Olefin oxide gas sterilization of products made of such materials as rubber and plastics including polyvinyl chloride, polypropylene and polyethylene, using either pure ethylene oxide or propylene oxide, or an admixture with an inert diluent such as a fluorocarbon or carbon dioxide, is typically utilized for treating products which cannot withstand heat sterilization. Sterilization aids in the elimination of viable microorganisms or their endotoxin byproducts and decreases their associated infectious disease syndromes. After the sterilization period is completed, gas in the chamber is discharged to the atmosphere through an air pollution control device and the sterilized product removed. Due to the highly toxic nature of ethylene oxide and its classification as a suspected carcinogen by the National Institute for Occupational Safety and Health (NIOSH), special precautions must be taken to insure safe exposure levels to human receptors.
The Occupational Safety and Health Administration (OSHA) has a standard for worker exposure to ethylene oxide of 50 ppm as a time-weighted average (TWA) concentration for an eight-hour work shift. However, recently, due to the availability of additional data on potential carcinogenicity, OSHA proposed a new, more stringent standard of 1 ppm. It is expected that this proposed standard will be promulgated in 1984.

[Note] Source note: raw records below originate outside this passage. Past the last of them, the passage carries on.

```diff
+            dmix = ext.level_mix_bwd(dnew.contiguous(), lo, False)[0]
+        ev = torch.cuda.Event()
+        ev.record(cur)
+        with torch.cuda.stream(s_at):
+            s_at.wait_event(ev)
+            dAttn = ext.consensus_bwd(dmix, levels, probs, rnorm,
+                                      ctx.attend_self, mask, lo, True)
+            db2_bu, db2_td = ext.db2_cone(dmix, lo)
+        dmix.record_stream(s_at)
+        bu = ext.grouped_ff_bwd(dmix, tokens, levels, None, bw1, bw2,
+                                bhp, bha, 0, bw1t, bw2t, None, lo, 0,
+                                db2_bu, True)
+        if td_live:
+            with torch.cuda.stream(s_td):
+                s_td.wait_event(ev)
+                td = ext.grouped_ff_bwd(dmix, None, levels, pos, tw1, tw2,
+                                        thp, tha, 1, tw1t, tw2t, tdin, lo,
+                                        L * d, db2_td, True)
+                dPos = ext.dpos(td[1], lo + 1)
+            dmix.record_stream(s_td)
+            cur.wait_stream(s_td)
+        else:
+            td = ext.grouped_ff_bwd(dmix, None, levels, pos, tw1, tw2,
+                                    thp, tha, 1, tw1t, tw2t, tdin, lo,
+                                    L * d, db2_td, True)
+            dPos = ext.dpos(td[1], L)
+        cur.wait_stream(s_at)
+        back = [dAttn, db2_bu, db2_td]
+        if td_live:
+            back += list(td) + [dPos]
+        for x in back:
+            if x is not None and x.numel():
+                x.record_stream(cur)
+        want_next = t > 0
+        dLevels, dmix_next = ext.grad_merge(dmix, bu[1], td[1], dAttn, lo,
+                                            ctx.bwd.posz, want_next)
+        if want_next:
+            ctx.bwd.put(dLevels, dmix_next, max(lo - 1, 0))
+        return (bu[0], dLevels, dPos, bu[2], bu[3], bu[4], bu[5],
+                td[2], td[3], td[4], td[5], None, None, None, None,
+                None, None, None, None, None, None)
+
+    @staticmethod
     def backward(ctx, dnew):
+        if (ctx.bwd is not None
+                and os.environ.get("GLOM_NO_BWD_STREAMS", "0") != "1"
+                and os.environ.get("GLOM_BWD_FORK", "3") == "3"):
+            return GlomStepFn._backward_merged(ctx, dnew)
         ext = _load_extension()
         (tokens, levels, pos, bw1, bw2, tw1, tw2, bhp, bha, thp, tha,
          probs, rnorm, mask, bw1t, bw2t, tw1t, tw2t,
@@ -377,6 +459,33 @@
     MIX_FUSION = bool(on)
 
 
+BWD_MERGE = True
+
+
+def set_bwd_merge(on: bool) -> None:
+    global BWD_MERGE
+    BWD_MERGE = bool(on)
+
+
+class _BwdCarry:
+
+    def __init__(self, posz):
+        self.posz = bool(posz)
+        self._pair = None
+
+    def put(self, dlevels, dmix_next, written_from):
+        self._pair = (dlevels, dmix_next, written_from)
+
+    def take(self, dnew, lo):
+        pair, self._pair = self._pair, None
+        if pair is None:
+            return None
+        dl, dm, written_from = pair
+        same = (dnew.data_ptr() == dl.data_ptr() and dnew.dtype == dl.dtype
+                and dnew.shape == dl.shape and dnew.stride() == dl.stride())
+        return dm if same and lo >= written_from else None
+
+
 class _LoopCarry:
 
     def __init__(self, levels):
@@ -390,6 +499,7 @@
         self.td_in = None
         self.rnorm = None
         self.emit = False
+        self.bwd = None
 
     def set_next(self, td_in, rnorm):
         ok = td_in is not None and td_in.numel() > 0
@@ -504,6 +614,14 @@
     n_sync = grad_iters if overlap else iters
 
     carry = _LoopCarry(levels)
+    merge = (loss_level_min is not None and BWD_MERGE
+             and os.environ.get("GLOM_NO_BWD_MERGE", "0") != "1"
+             and os.environ.get("GLOM_NO_BWD_STREAMS", "0") != "1"
+             and os.environ.get("GLOM_BWD_FORK", "3") == "3"
+             and model.dim % 8 == 0 and model.levels >= 2
+             and 0 < grad_iters <= iters and torch.is_grad_enabled())
+    if merge:
+        carry.bwd = _BwdCarry(posz=return_all)
 
     steps = [levels]
     with trace_range(f"glom/iterate x{iters}"):
@@ -558,5 +676,10 @@
                     slab.record_stream(s_tail)
 
     if return_all:
+        if merge:
+            traj = ConeTrajectoryFn.apply(slab, steps[grad_iters],
+                                          grad_iters)
+            traj._glom_steps = steps
+            return traj
         return TrajectoryFn.apply(slab, *steps)
     return levels
diff --git a/glom_pytorch_amd/parallel/trainer.py b/glom_pytorch_amd/parallel/trainer.py
--- a/glom_pytorch_amd/parallel/trainer.py
+++ b/glom_pytorch_amd/parallel/trainer.py
@@ -14,6 +14,7 @@
 
 from glom_pytorch_amd.parallel.ddp import BucketedDDP
 from glom_pytorch_amd.parallel.failure import Heartbeat
+from glom_pytorch_amd.ops.functional import trajectory_at
 
 
 class _DecoderLinear(nn.Linear):
@@ -189,7 +190,7 @@
         all_levels = self.model(noised, iters=iters, return_all=True,
                                 grad_iters=t, overlap_tail=overlap,
                                 loss_level_min=self._loss_level_min())
-        top = all_levels[t, :, :, -1]
+        top = trajectory_at(all_levels, t)[:, :, -1]
         recon = self.decoder(top)
         loss = F.mse_loss(recon.float(), img.float())
         loss.backward()
@@ -235,10 +236,11 @@
         all_levels = self.model(noised, iters=iters, return_all=True,
                                 grad_iters=t, overlap_tail=overlap,
                                 loss_level_min=self._loss_level_min(True))
-        recon = self.decoder(all_levels[t, :, :, -1])
+        at_t = trajectory_at(all_levels, t)
+        recon = self.decoder(at_t[:, :, -1])
         clean = torch.cat((img, img))
         loss = F.mse_loss(recon.float(), clean.float())
-        lvl = all_levels[t, :, :, self.contrast_level]
+        lvl = at_t[:, :, self.contrast_level]
         loss = loss + self.contrast_weight * column_contrastive_loss(
             lvl[:B], lvl[B:], temperature=self.contrast_temperature,
             negatives=self.contrast_negatives)
@@ -275,7 +277,7 @@
         traj = self.model(noised, iters=iters, return_all=True,
                           grad_iters=t, overlap_tail=True,
                           loss_level_min=self._loss_level_min())
-        recon = self.decoder(traj[t, :, :, -1])
+        recon = self.decoder(trajectory_at(traj, t)[:, :, -1])
         return F.mse_loss(recon.float(), half.float()) * scale
 
     def _micro_step(self, img: torch.Tensor, iters: int,
```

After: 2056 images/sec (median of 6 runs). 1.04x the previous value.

The major source of olefin oxide worker exposure in the plant is product degassing after removal of the product from the sterilizer. Different types of product absorb or entrap olefin oxide at different levels depending upon the nature of the product, e.g., physical dimensions and exposed surface areas of materials, the specific materials of construction, how the product is packaged and the specific sterilization cycle to which the product was exposed. Unfortunately, not all the absorbed or entrapped olefin oxide is removed in the sterilizer post-evacuation cycle. Hence, the remaining olefin oxide will degass after the product is removed from the sterilizer.
This degassing process can be relatively slow at typical plant ambient conditions and usually necessitates that the product be quarantined for a period of time. The requirement for product quarantining causes additional olefin oxide exposure to workers involved in transferring sterilized product into and out of the quarantine areas. The extent of product holding time in quarantine can also have a significant impact on product inventory requirements at the plant.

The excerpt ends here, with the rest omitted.